“Un coniglio bagnato”. È sconfinata, la fantasia degli avvocati. Attinge dal pozzo senza fondo dell’immaginazione collettiva e, con sottile e consumata professionalità, la porge ai giudici del tribunale con la delicatezza di chi sa che solo contrapponendo grazia a disgrazia può sperare di muoverli a miti sentenze. “È un coniglio bagnato, si può dire?” ha dichiarato Giovanni Caruso, legale di Filippo Turetta, entrando in Corte d’Assise a Venezia dove è in corso il processo all’omicida di Giulia Cecchettin. Aggiungendo che il suo assistito “depositerà uno scritto di circa 40 pagine” con “i suoi ricordi”, chissà se anche questa volta – com’è successo per sua stessa ammissione – punteggiati delle bugie che, nonostante l’evidenza dei fatti e l’arresto, pronunciò al primo interrogatorio di fronte al pubblico ministero.

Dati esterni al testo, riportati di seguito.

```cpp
bool bts_gn_slab_blocks_(int N, long V, int C, int G, int* B, long* span) {
  GnGeom g;
  if (gn_geom(g, N, V, C, G, BTS_GN_SLAB) != BTS_OK || g.generic) return false;
  *B = g.B;
  *span = g.span;
  return true;
}
__global__ __launch_bounds__(256) void gn_bwd_apply_slab_stream_kernel(const float* __restrict__ x, const float* __restrict__ dy,
                                                                       float* __restrict__ dx, const float* __restrict__ gamma,
                                                                       const float* __restrict__ beta, const float* __restrict__ mean,
                                                                       const float* __restrict__ rstd, const float* __restrict__ c1,
                                                                       const float* __restrict__ c2, long chunks_per_unit, int cpb,
                                                                       int C, int cg, int G, int relu, int lddy) {
  const long chunk0 = (long)blockIdx.x * cpb;
  const long unit = chunk0 / chunks_per_unit;
  const int g = (int)(unit % G);
  const float m = mean[unit], rs = rstd[unit], k1 = c1[unit], k2 = c2[unit];
  const int c = (threadIdx.x * 4) % C;
  float ga[4], be[4];
#pragma unroll
  for (int e = 0; e < 4; ++e) {
    const int idx = g * cg + ((c + e) % cg);
    ga[e] = gamma[idx];
    be[e] = beta[idx];
  }
  const long off = chunk0 * 1024 + threadIdx.x * 4;
  const long vpc = 1024 / C;
  const long doff = (chunk0 * vpc + (threadIdx.x * 4) / C) * lddy + c;
  const long dstep = vpc * lddy;
  auto one = [&](const f32x4 v, const f32x4 d) {
    f32x4 o;
#pragma unroll
    for (int e = 0; e < 4; ++e) {
      const float xh = (v[e] - m) * rs;
      float de = d[e];
      if (relu && !(xh * ga[e] + be[e] > 0.f)) de = 0.f;
      o[e] = (de * ga[e] - k1 - xh * k2) * rs;
    }
    return o;
  };
  int k = 0;
  for (; k + 1 < cpb; k += 2) {
    const f32x4 v0 = *reinterpret_cast<const f32x4*>(x + off + (long)k * 1024);
    const f32x4 d0 = *reinterpret_cast<const f32x4*>(dy + doff + (long)k * dstep);
    const f32x4 v1 = *reinterpret_cast<const f32x4*>(x + off + (long)(k + 1) * 1024);
    const f32x4 d1 = *reinterpret_cast<const f32x4*>(dy + doff + (long)(k + 1) * dstep);
    *reinterpret_cast<f32x4*>(dx + off + (long)k * 1024) = one(v0, d0);
    *reinterpret_cast<f32x4*>(dx + off + (long)(k + 1) * 1024) = one(v1, d1);
  }
  for (; k < cpb; ++k) {
    const f32x4 v0 = *reinterpret_cast<const f32x4*>(x + off + (long)k * 1024);
    const f32x4 d0 = *reinterpret_cast<const f32x4*>(dy + doff + (long)k * dstep);
    *reinterpret_cast<f32x4*>(dx + off + (long)k * 1024) = one(v0, d0);
  }
}

extern "C" int bts_gn_bwd(const float* x, const float* dy, float* dx, const float* gamma, const float* beta,
                          const float* mean, const float* rstd, float* dgamma, float* dbeta, void* workspace,
                          long workspace_bytes, int N, long V, int C, int lddy, int G, int mode, int relu,
                          int accumulate_params, hipStream_t stream) {
  GnGeom g;
  int r = gn_geom(g, N, V, C, G, mode);
  if (r != BTS_OK) return r;
  if (lddy < C) return BTS_ERR_ALIGN;
  if (workspace == nullptr) return BTS_ERR_WORKSPACE;
  if (g.generic || lddy % 4 != 0) {
    if (workspace_bytes < (long)N * G * 2 * 4 + 64) return BTS_ERR_WORKSPACE;
    float* gc1 = reinterpret_cast<float*>(workspace);
    float* gc2 = gc1 + (long)N * G;
    (void)hipGetLastError(); hipLaunchKernelGGL(gn_bwd_group_generic_kernel, dim3(N * G), dim3(256), 0, stream, x, dy, gamma, beta, mean, rstd, gc1, gc2,
                       g.E, g.L, C, G, g.cg, lddy, mode, relu);
    BTS_LAUNCH_CHECK();
    (void)hipGetLastError(); hipLaunchKernelGGL(gn_bwd_param_generic_kernel, dim3(C), dim3(256), 0, stream, x, dy, gamma, beta, mean, rstd, dgamma, dbeta,
                       N, g.E, g.L, C, G, g.cg, lddy, mode, relu, accumulate_params);
    BTS_LAUNCH_CHECK();
    const long total = (long)N * g.E;
    int gb = (int)((total + 255) / 256);
    if (gb > 8192) gb = 8192;
    (void)hipGetLastError(); hipLaunchKernelGGL(gn_bwd_apply_generic_kernel, dim3(gb), dim3(256), 0, stream, x, dy, dx, gamma, beta, mean, rstd, gc1, gc2,
                       total, g.E, g.L, C, G, g.cg, lddy, mode, relu);
    BTS_LAUNCH_CHECK();
    return BTS_OK;
  }
  if ((((uintptr_t)x) & 15) || (((uintptr_t)dy) & 15) || (((uintptr_t)dx) & 15)) return BTS_ERR_ALIGN;
  const long part_bytes = bts_gn_workspace(N, V, C, G, mode);
  const long extra = (long)N * C * 2 * 8 + (long)N * G * 2 * 4 + 64;
  if (workspace_bytes < part_bytes + extra) return BTS_ERR_WORKSPACE;
  double* partial = reinterpret_cast<double*>(workspace);
  double* scratch = reinterpret_cast<double*>(reinterpret_cast<char*>(workspace) + ((part_bytes + 15) & ~15L));
  float* c1 = reinterpret_cast<float*>(scratch + (long)N * C * 2);
  float* c2 = c1 + (long)N * G;
  const bool slab = (mode == BTS_GN_SLAB);
  (void)hipGetLastError(); hipLaunchKernelGGL(gn_bwd_reduce_kernel, dim3(g.B, slab ? N * G : N), dim3(256), 0, stream, x, dy, gamma, beta, mean,
                     rstd, partial, g.E, g.L, g.span, C, G, g.cg, lddy, mode, relu);
  BTS_LAUNCH_CHECK();
  if (slab && g.cg <= 256 && 256 % g.cg == 0) {
    (void)hipGetLastError(); hipLaunchKernelGGL(gn_bwd_finalize_slab_kernel, dim3(G), dim3(256), 0, stream, partial, gamma, dgamma, dbeta, c1, c2, N, G, g.B,
                       g.cg, (double)g.L, accumulate_params);
    BTS_LAUNCH_CHECK();
  } else {
    (void)hipGetLastError(); hipLaunchKernelGGL(gn_bwd_finalize_a_kernel, dim3((N * C + 3) / 4), dim3(256), 0, stream, partial, scratch, N, g.B, C, G, mode);
    BTS_LAUNCH_CHECK();
    (void)hipGetLastError(); hipLaunchKernelGGL(gn_bwd_finalize_kernel, dim3(1), dim3(256), 0, stream, gamma, dgamma, dbeta, c1, c2, scratch, N, C, G,
                       (double)g.L, accumulate_params);
    BTS_LAUNCH_CHECK();
  }
  if (slab && g.L % 1024 == 0 && 1024 % C == 0) {
    const long cpu = g.L / 1024;
    const int cpb = gn_stream_cpb(cpu);
    const long nblk = (long)N * G * cpu / cpb;
    if (nblk <= 0x7fffffffL) {
      (void)hipGetLastError(); hipLaunchKernelGGL(gn_bwd_apply_slab_stream_kernel, dim3((unsigned)nblk), dim3(256), 0, stream, x, dy, dx, gamma, beta,
                         mean, rstd, c1, c2, cpu, cpb, C, g.cg, G, relu, lddy);
      BTS_LAUNCH_CHECK();
      return BTS_OK;
    }
  }
  const long total4 = (long)N * g.E / 4;
  int blocks = (int)((total4 + 255) / 256);
  if (blocks > 8192) blocks = 8192;
  (void)hipGetLastError(); hipLaunchKernelGGL(gn_bwd_apply_kernel, dim3(blocks), dim3(256), 0, stream, x, dy, dx, gamma, beta, mean, rstd, c1, c2,
                     total4, g.E, g.L, C, G, g.cg, lddy, mode, relu);
  BTS_LAUNCH_CHECK();
  return BTS_OK;
}

extern "C" long bts_gn_bwd_workspace(int N, long V, int C, int G, int mode) {
  const long p = bts_gn_workspace(N, V, C, G, mode);
  if (p < 0) return -1;
  return ((p + 15) & ~15L) + (long)N * C * 2 * 8 + (long)N * G * 2 * 4 + 64;
}
```

3d-brain-tumor-segmentation_amd/layers/resnet.py:

```python
import os

import torch

from .. import ops
from ._base import Layer, Tensor, as_tensor, check_data_format, current_tape, gn_mode_of
from .group_norm import GroupNormalization


class ResnetBlock(Layer):
    def __init__(self, filters, data_format='channels_last', groups=8, reduction=2, l2_scale=1e-5, name=None):
        super(ResnetBlock, self).__init__(name=name)
        self.data_format = check_data_format(data_format)
        self.config = {'filters': filters, 'data_format': data_format, 'reduction': reduction, 'l2_scale': l2_scale,
                       'groups': groups}
        if filters % reduction != 0:
            raise ValueError('Reduction ratio, {}, must be a factor of number of channels, {}.'.format(reduction, filters))
        self.filters = filters
        self.groups = groups
        self.reduction = reduction
        self.l2_scale = l2_scale
        self.norm1 = self.track(GroupNormalization(groups=groups, axis=-1, beta_initializer='zeros',
                                                   gamma_initializer='ones', beta_regularizer=l2_scale,
                                                   gamma_regularizer=l2_scale, name=self.name + '/gn1',
                                                   semantics=gn_mode_of(data_format)))
# ... 70 lines not shown
            return res_, gap_, hbuf_, ch_

        if gate is not None:
            gate.wait_stream(main)
            with torch.cuda.stream(gate):
                res, gap, hbuf, ch = gate_branch(None)
            x.t.record_stream(gate)
            for t in (res, gap, hbuf, ch):
                t.record_stream(main)
        if fused is None:
            if slab:
                c1, m1, r1 = ops.conv_fwd_gn(K3, x.t, wp_c1, self.conv1_b.t, f, g, self.norm1.epsilon)
            else:
                c1 = ops.conv_fwd(K3, x.t, wp_c1, self.conv1_b.t, f)
        if gate is None:
            res, gap, hbuf, ch = gate_branch(res)
        if m1 is None:
            m1, r1 = ops.gn_stats(c1, g, self.norm1._mode, self.norm1.epsilon)
        a = ops.gn_apply(c1, self.norm1.gamma.t, self.norm1.beta.t, m1, r1, g, self.norm1._mode, True)
        if slab:
            c2, m2, r2 = ops.conv_fwd_gn(K3, a, wp_c2, self.conv2_b.t, f, g, self.norm2.epsilon)
        else:
            c2 = ops.conv_fwd(K3, a, wp_c2, self.conv2_b.t, f)
            m2, r2 = ops.gn_stats(c2, g, self.norm2._mode, self.norm2.epsilon)
        if gate is not None:
            main.wait_stream(gate)
        if out is None:
            out = Tensor(torch.empty((n, d, h, w, f), dtype=torch.float32, device=x.t.device))
        wsp = self.spatial_k.t.reshape(-1)
        sp = ops.block_epilogue_fwd(res, c2, out.t, wsp, ch, self.norm2.gamma.t, self.norm2.beta.t, m2, r2, g, self.norm2._mode)
        out.cf = self.data_format == 'channels_first'
        tape = current_tape()
        if tape is not None:
            def backward():
                self._backward(x, out, res, gap, hbuf, ch, sp, c1, m1, r1, a, c2, m2, r2, dup_start, dup_shift)
            tape.record(backward)
        return out

    def _backward(self, x, out, res, gap, hbuf, ch, sp, c1, m1, r1, a, c2, m2, r2, dup_start, dup_shift):
        dout = out.grad
        if dout is None:
            return
        f, g = self.filters, self.groups
        cin = x.shape[-1]
        K1, K3 = ops.K1, ops.K3S1
        n1, n2 = self.norm1, self.norm2
        from .group_norm import group_norm_backward
        gw1, a1 = self.se_w1.grad_slot()
        gw2, a2 = self.se_w2.grad_slot()
        gws, a3 = self.spatial_k.grad_slot()
        main = torch.cuda.current_stream()
        gate = ops.side_stream('gate')
        fused = None
        if n2._mode == ops.GN_SLAB and n2.gamma is not None and n2.beta is not None and os.environ.get('BTS_FUSE_BLOCK_BWD', '1') != '0':
            fused = self._fused_gate_gn2_backward(dout, res, c2, sp, gap, hbuf, ch, m2, r2, (gw1, a1), (gw2, a2), (gws, a3))

        def gate_backward():
            acc_ = a1
            if not (a1 == a2 == a3):
                for buf, ac in ((gw1, a1), (gw2, a2), (gws, a3)):
                    if not ac:
                        ops.fill(buf, 0.0)
                acc_ = True
            return ops.se_bwd(dout, res, sp, gap, hbuf, ch, self.se_w1.t, self.se_w2.t, self.spatial_k.t.reshape(-1), gw1, gw2,
                              gws.reshape(-1), accumulate_params=acc_)

        if fused is not None:
            dres, dc2 = fused
            gate = None
        elif gate is not None:
            gate.wait_stream(main)
            with torch.cuda.stream(gate):
                dres = gate_backward()
            for t in (dout, res, sp, gap, hbuf, ch):
                t.record_stream(gate)
            dres.record_stream(main)
        if fused is None:
            dc2 = group_norm_backward(n2, c2, dout, n2.gamma.t, n2.beta.t, m2, r2, True)
        wpb2 = self.packed('c2_b', K3, ops.ROLE_BWD, self.conv2_k, f, f)
        da = torch.empty_like(a)
        ops.conv_bwd_data(K3, dc2, wpb2, da, False)
        _wgrad(K3, a, dc2, self.conv2_k, self.conv2_b)
        del dc2
        dc1 = group_norm_backward(n1, c1, da, n1.gamma.t, n1.beta.t, m1, r1, True)
        del da
        need_dx = x.requires_grad
        if fused is not None:
            pass
        elif gate is None:
            dres = gate_backward()
        else:
            main.wait_stream(gate)
        if need_dx:
            dx, acc = x.grad_slot()
            wpb1 = self.packed('c1_b', K3, ops.ROLE_BWD, self.conv1_k, self.cin_ref, f, cin, dup_start, dup_shift)
            wpbp = self.packed('pt_b', K1, ops.ROLE_BWD, self.ptwise_k, self.cin_ref, f, cin, dup_start, dup_shift)
            ops.conv_bwd_data_pair(dc1, wpb1, dres, wpbp, dx, acc)
        _wgrad(K3, x.t, dc1, self.conv1_k, self.conv1_b, dup_start, dup_shift)
        del dc1
        _wgrad(K1, x.t, dres, self.ptwise_k, self.ptwise_b, dup_start, dup_shift)

    def _fused_gate_gn2_backward(self, dout, res, c2, sp, gap, hbuf, ch, m2, r2, s1, s2, s3):
        n2 = self.norm2
        (gw1, a1), (gw2, a2), (gws, a3) = s1, s2, s3
        if not (torch.is_tensor(dout) and dout.shape[-1] == self.filters):
            return None
        if not ops.block_bwd_takes(res, self.se_w1.t.shape[1], n2.groups, dout, c2):
            return None
        dg, ag = n2.gamma.grad_slot()
        db, ab = n2.beta.grad_slot()
        if not (a1 == a2 == a3):
            for buf, ac in ((gw1, a1), (gw2, a2), (gws, a3)):
                if not ac:
                    ops.fill(buf, 0.0)
            a1 = True
        if ag != ab:
            if not ag:
                ops.fill(dg, 0.0)
            if not ab:
                ops.fill(db, 0.0)
            ag = True
        out = ops.block_bwd(dout, res, c2, sp, gap, hbuf, ch, self.se_w1.t, self.se_w2.t, self.spatial_k.t.reshape(-1), n2.gamma.t, n2.beta.t,
                            m2, r2, n2.groups, gw1, gw2, gws.reshape(-1), dg, db, accumulate_gate_params=a1, accumulate_norm_params=ag)
        if out is None:
            raise RuntimeError('ops.block_bwd declined a block ops.block_bwd_takes accepted')
        return out

    def get_config(self):
        return self.config
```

È probabile che per stenderle voglia sfogliare – se glielo sarà permesso – il diario che tenne a partire dal 7 novembre di un anno fa, quattro giorni prima di uccidere brutalmente la sua ex-fidanzata. Pagine dell’orrore nelle quali chissà se il giovane assassino riuscirà ancora a riconoscersi, a quasi dodici mesi trascorsi da allora, oppure se ne scriverà come “di un altro”. Lo farebbero supporre certe sue parole pronunciate in aula: “L’unica cosa a cui penso è espiare la mia colpa, ridicolo chiedere scusa: darei solo ulteriore dolore”.
Contrariamente a tante messe in scena, troppi silenzi, incresciosi schemi difensivi cui siamo costretti ad assistere nel mare di dibattimenti di cui è infarcito il nostro sistema giudiziario, almeno questo atto di sincerità – se tale è davvero – dobbiamo riconoscere a Filippo Turetta: l’ammissione del senso di colpa. Fosse autentica, basterebbe a caricarlo della croce per il resto dei suoi giorni. Per questo ci è suonata invece falsa, smaccatamente progettata per ottenere una sorta di “effetto buonismo”, l’immagine del coniglio bagnato gettata alla stampa: no, caro avvocato, quelle parole non le poteva, non le doveva proprio dire. Dovere di un sistema giudiziario democratico è non lasciare solo l’imputato, ancor più se accusato – e, se non crolla il mondo, alla fine condannato anche a fronte dell’ammissione di colpa aggravata dalla premeditazione – di pesanti delitti. Aiutarlo a ritrovare il silenzio che, secondo la Regola di San Benedetto, ha il significato di “abitare con se stessi”, sapendo cioè convivere anche coi propri limiti. Ma per questo occorre tempo, tanto tempo, anni di silenzio senza gli sconti che hanno sempre il sapore acre del buonismo – la peggior malattia della nostra epoca lassista –, irriguardoso dell’altrui dolore (pensiamo al padre e alla sorella di Giulia) marchiato dal “fine pena mai”, lacrime senza limiti attraverso cui cercare di purificarsi. E pazienza se per umana mancanza o, Dio non voglia, per senso di vendetta, non arriverà il perdono. Questo, davanti al dolore innocente, occorre guadagnarselo.